» **Try it**:
Where the word "aligned" occurs in a line of the listing below, copy that line.

+++ Entries provided

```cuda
SK_DEVINL uint64_t gmma_desc_sw128(uint32_t smem_addr, uint32_t lbo_bytes, uint32_t sbo_bytes) {
  uint64_t d = 0;
  d |= (uint64_t)((smem_addr & 0x3ffffu) >> 4);
  d |= (uint64_t)((lbo_bytes >> 4) & 0x3fffu) << 16;
  d |= (uint64_t)((sbo_bytes >> 4) & 0x3fffu) << 32;
  d |= (uint64_t)1 << 62;
  return d;
}
template <int TA, int TB>
SK_DEVINL void wgmma_m64n64(float (&d)[32], uint64_t da, uint64_t db) {
  asm volatile(
      "{\n\t.reg .pred p;\n\tsetp.eq.u32 p, 1, 1;\n\t"
      "wgmma.mma_async.sync.aligned.m64n64k16.f32.bf16.bf16 {%0,%1,%2,%3,%4,%5,%6,%7,%8,%9,%10,%11,%12,%13,%14,%15,%16,%17,%18,%19,%20,%21,%22,%23,%24,%25,%26,%27,%28,%29,%30,%31}, %32, %33, p, 1, 1, %34, %35;\n\t}\n"
      : "+f"(d[0]), "+f"(d[1]), "+f"(d[2]), "+f"(d[3]), "+f"(d[4]), "+f"(d[5]), "+f"(d[6]), "+f"(d[7]), "+f"(d[8]), "+f"(d[9]), "+f"(d[10]), "+f"(d[11]), "+f"(d[12]), "+f"(d[13]), "+f"(d[14]), "+f"(d[15]), "+f"(d[16]), "+f"(d[17]), "+f"(d[18]), "+f"(d[19]), "+f"(d[20]), "+f"(d[21]), "+f"(d[22]), "+f"(d[23]), "+f"(d[24]), "+f"(d[25]), "+f"(d[26]), "+f"(d[27]), "+f"(d[28]), "+f"(d[29]), "+f"(d[30]), "+f"(d[31])
      : "l"(da), "l"(db), "n"(TA), "n"(TB));
}
template <int TA, int TB>
SK_DEVINL void wgmma_m64n128(float (&d)[64], uint64_t da, uint64_t db) {
  asm volatile(
      "{\n\t.reg .pred p;\n\tsetp.eq.u32 p, 1, 1;\n\t"
      "wgmma.mma_async.sync.aligned.m64n128k16.f32.bf16.bf16 {%0,%1,%2,%3,%4,%5,%6,%7,%8,%9,%10,%11,%12,%13,%14,%15,%16,%17,%18,%19,%20,%21,%22,%23,%24,%25,%26,%27,%28,%29,%30,%31,%32,%33,%34,%35,%36,%37,%38,%39,%40,%41,%42,%43,%44,%45,%46,%47,%48,%49,%50,%51,%52,%53,%54,%55,%56,%57,%58,%59,%60,%61,%62,%63}, %64, %65, p, 1, 1, %66, %67;\n\t}\n"
      : "+f"(d[0]), "+f"(d[1]), "+f"(d[2]), "+f"(d[3]), "+f"(d[4]), "+f"(d[5]), "+f"(d[6]), "+f"(d[7]), "+f"(d[8]), "+f"(d[9]), "+f"(d[10]), "+f"(d[11]), "+f"(d[12]), "+f"(d[13]), "+f"(d[14]), "+f"(d[15]), "+f"(d[16]), "+f"(d[17]), "+f"(d[18]), "+f"(d[19]), "+f"(d[20]), "+f"(d[21]), "+f"(d[22]), "+f"(d[23]), "+f"(d[24]), "+f"(d[25]), "+f"(d[26]), "+f"(d[27]), "+f"(d[28]), "+f"(d[29]), "+f"(d[30]), "+f"(d[31]), "+f"(d[32]), "+f"(d[33]), "+f"(d[34]), "+f"(d[35]), "+f"(d[36]), "+f"(d[37]), "+f"(d[38]), "+f"(d[39]), "+f"(d[40]), "+f"(d[41]), "+f"(d[42]), "+f"(d[43]), "+f"(d[44]), "+f"(d[45]), "+f"(d[46]), "+f"(d[47]), "+f"(d[48]), "+f"(d[49]), "+f"(d[50]), "+f"(d[51]), "+f"(d[52]), "+f"(d[53]), "+f"(d[54]), "+f"(d[55]), "+f"(d[56]), "+f"(d[57]), "+f"(d[58]), "+f"(d[59]), "+f"(d[60]), "+f"(d[61]), "+f"(d[62]), "+f"(d[63])
      : "l"(da), "l"(db), "n"(TA), "n"(TB));
}
template <int TA, int TB>
SK_DEVINL void wgmma_m64n256(float (&d)[128], uint64_t da, uint64_t db) {
  asm volatile(
      "{\n\t.reg .pred p;\n\tsetp.eq.u32 p, 1, 1;\n\t"
      "wgmma.mma_async.sync.aligned.m64n256k16.f32.bf16.bf16 {%0,%1,%2,%3,%4,%5,%6,%7,%8,%9,%10,%11,%12,%13,%14,%15,%16,%17,%18,%19,%20,%21,%22,%23,%24,%25,%26,%27,%28,%29,%30,%31,%32,%33,%34,%35,%36,%37,%38,%39,%40,%41,%42,%43,%44,%45,%46,%47,%48,%49,%50,%51,%52,%53,%54,%55,%56,%57,%58,%59,%60,%61,%62,%63,%64,%65,%66,%67,%68,%69,%70,%71,%72,%73,%74,%75,%76,%77,%78,%79,%80,%81,%82,%83,%84,%85,%86,%87,%88,%89,%90,%91,%92,%93,%94,%95,%96,%97,%98,%99,%100,%101,%102,%103,%104,%105,%106,%107,%108,%109,%110,%111,%112,%113,%114,%115,%116,%117,%118,%119,%120,%121,%122,%123,%124,%125,%126,%127}, %128, %129, p, 1, 1, %130, %131;\n\t}\n"
      : "+f"(d[0]), "+f"(d[1]), "+f"(d[2]), "+f"(d[3]), "+f"(d[4]), "+f"(d[5]), "+f"(d[6]), "+f"(d[7]), "+f"(d[8]), "+f"(d[9]), "+f"(d[10]), "+f"(d[11]), "+f"(d[12]), "+f"(d[13]), "+f"(d[14]), "+f"(d[15]), "+f"(d[16]), "+f"(d[17]), "+f"(d[18]), "+f"(d[19]), "+f"(d[20]), "+f"(d[21]), "+f"(d[22]), "+f"(d[23]), "+f"(d[24]), "+f"(d[25]), "+f"(d[26]), "+f"(d[27]), "+f"(d[28]), "+f"(d[29]), "+f"(d[30]), "+f"(d[31]), "+f"(d[32]), "+f"(d[33]), "+f"(d[34]), "+f"(d[35]), "+f"(d[36]), "+f"(d[37]), "+f"(d[38]), "+f"(d[39]), "+f"(d[40]), "+f"(d[41]), "+f"(d[42]), "+f"(d[43]), "+f"(d[44]), "+f"(d[45]), "+f"(d[46]), "+f"(d[47]), "+f"(d[48]), "+f"(d[49]), "+f"(d[50]), "+f"(d[51]), "+f"(d[52]), "+f"(d[53]), "+f"(d[54]), "+f"(d[55]), "+f"(d[56]), "+f"(d[57]), "+f"(d[58]), "+f"(d[59]), "+f"(d[60]), "+f"(d[61]), "+f"(d[62]), "+f"(d[63]), "+f"(d[64]), "+f"(d[65]), "+f"(d[66]), "+f"(d[67]), "+f"(d[68]), "+f"(d[69]), "+f"(d[70]), "+f"(d[71]), "+f"(d[72]), "+f"(d[73]), "+f"(d[74]), "+f"(d[75]), "+f"(d[76]), "+f"(d[77]), "+f"(d[78]), "+f"(d[79]), "+f"(d[80]), "+f"(d[81]), "+f"(d[82]), "+f"(d[83]), "+f"(d[84]), "+f"(d[85]), "+f"(d[86]), "+f"(d[87]), "+f"(d[88]), "+f"(d[89]), "+f"(d[90]), "+f"(d[91]), "+f"(d[92]), "+f"(d[93]), "+f"(d[94]), "+f"(d[95]), "+f"(d[96]), "+f"(d[97]), "+f"(d[98]), "+f"(d[99]), "+f"(d[100]), "+f"(d[101]), "+f"(d[102]), "+f"(d[103]), "+f"(d[104]), "+f"(d[105]), "+f"(d[106]), "+f"(d[107]), "+f"(d[108]), "+f"(d[109]), "+f"(d[110]), "+f"(d[111]), "+f"(d[112]), "+f"(d[113]), "+f"(d[114]), "+f"(d[115]), "+f"(d[116]), "+f"(d[117]), "+f"(d[118]), "+f"(d[119]), "+f"(d[120]), "+f"(d[121]), "+f"(d[122]), "+f"(d[123]), "+f"(d[124]), "+f"(d[125]), "+f"(d[126]), "+f"(d[127])
      : "l"(da), "l"(db), "n"(TA), "n"(TB));
}
template <int N, int TA, int TB>
SK_DEVINL void wgmma_bf16(float (&d)[N / 2], uint64_t da, uint64_t db) {
  if constexpr (N == 256) wgmma_m64n256<TA, TB>(d, da, db);
  else if constexpr (N == 128) wgmma_m64n128<TA, TB>(d, da, db);
  else wgmma_m64n64<TA, TB>(d, da, db);
}
```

++++++

» **Answer space**:
      "wgmma.mma_async.sync.aligned.m64n64k16.f32.bf16.bf16 {%0,%1,%2,%3,%4,%5,%6,%7,%8,%9,%10,%11,%12,%13,%14,%15,%16,%17,%18,%19,%20,%21,%22,%23,%24,%25,%26,%27,%28,%29,%30,%31}, %32, %33, p, 1, 1, %34, %35;\n\t}\n"
      "wgmma.mma_async.sync.aligned.m64n128k16.f32.bf16.bf16 {%0,%1,%2,%3,%4,%5,%6,%7,%8,%9,%10,%11,%12,%13,%14,%15,%16,%17,%18,%19,%20,%21,%22,%23,%24,%25,%26,%27,%28,%29,%30,%31,%32,%33,%34,%35,%36,%37,%38,%39,%40,%41,%42,%43,%44,%45,%46,%47,%48,%49,%50,%51,%52,%53,%54,%55,%56,%57,%58,%59,%60,%61,%62,%63}, %64, %65, p, 1, 1, %66, %67;\n\t}\n"
      "wgmma.mma_async.sync.aligned.m64n256k16.f32.bf16.bf16 {%0,%1,%2,%3,%4,%5,%6,%7,%8,%9,%10,%11,%12,%13,%14,%15,%16,%17,%18,%19,%20,%21,%22,%23,%24,%25,%26,%27,%28,%29,%30,%31,%32,%33,%34,%35,%36,%37,%38,%39,%40,%41,%42,%43,%44,%45,%46,%47,%48,%49,%50,%51,%52,%53,%54,%55,%56,%57,%58,%59,%60,%61,%62,%63,%64,%65,%66,%67,%68,%69,%70,%71,%72,%73,%74,%75,%76,%77,%78,%79,%80,%81,%82,%83,%84,%85,%86,%87,%88,%89,%90,%91,%92,%93,%94,%95,%96,%97,%98,%99,%100,%101,%102,%103,%104,%105,%106,%107,%108,%109,%110,%111,%112,%113,%114,%115,%116,%117,%118,%119,%120,%121,%122,%123,%124,%125,%126,%127}, %128, %129, p, 1, 1, %130, %131;\n\t}\n"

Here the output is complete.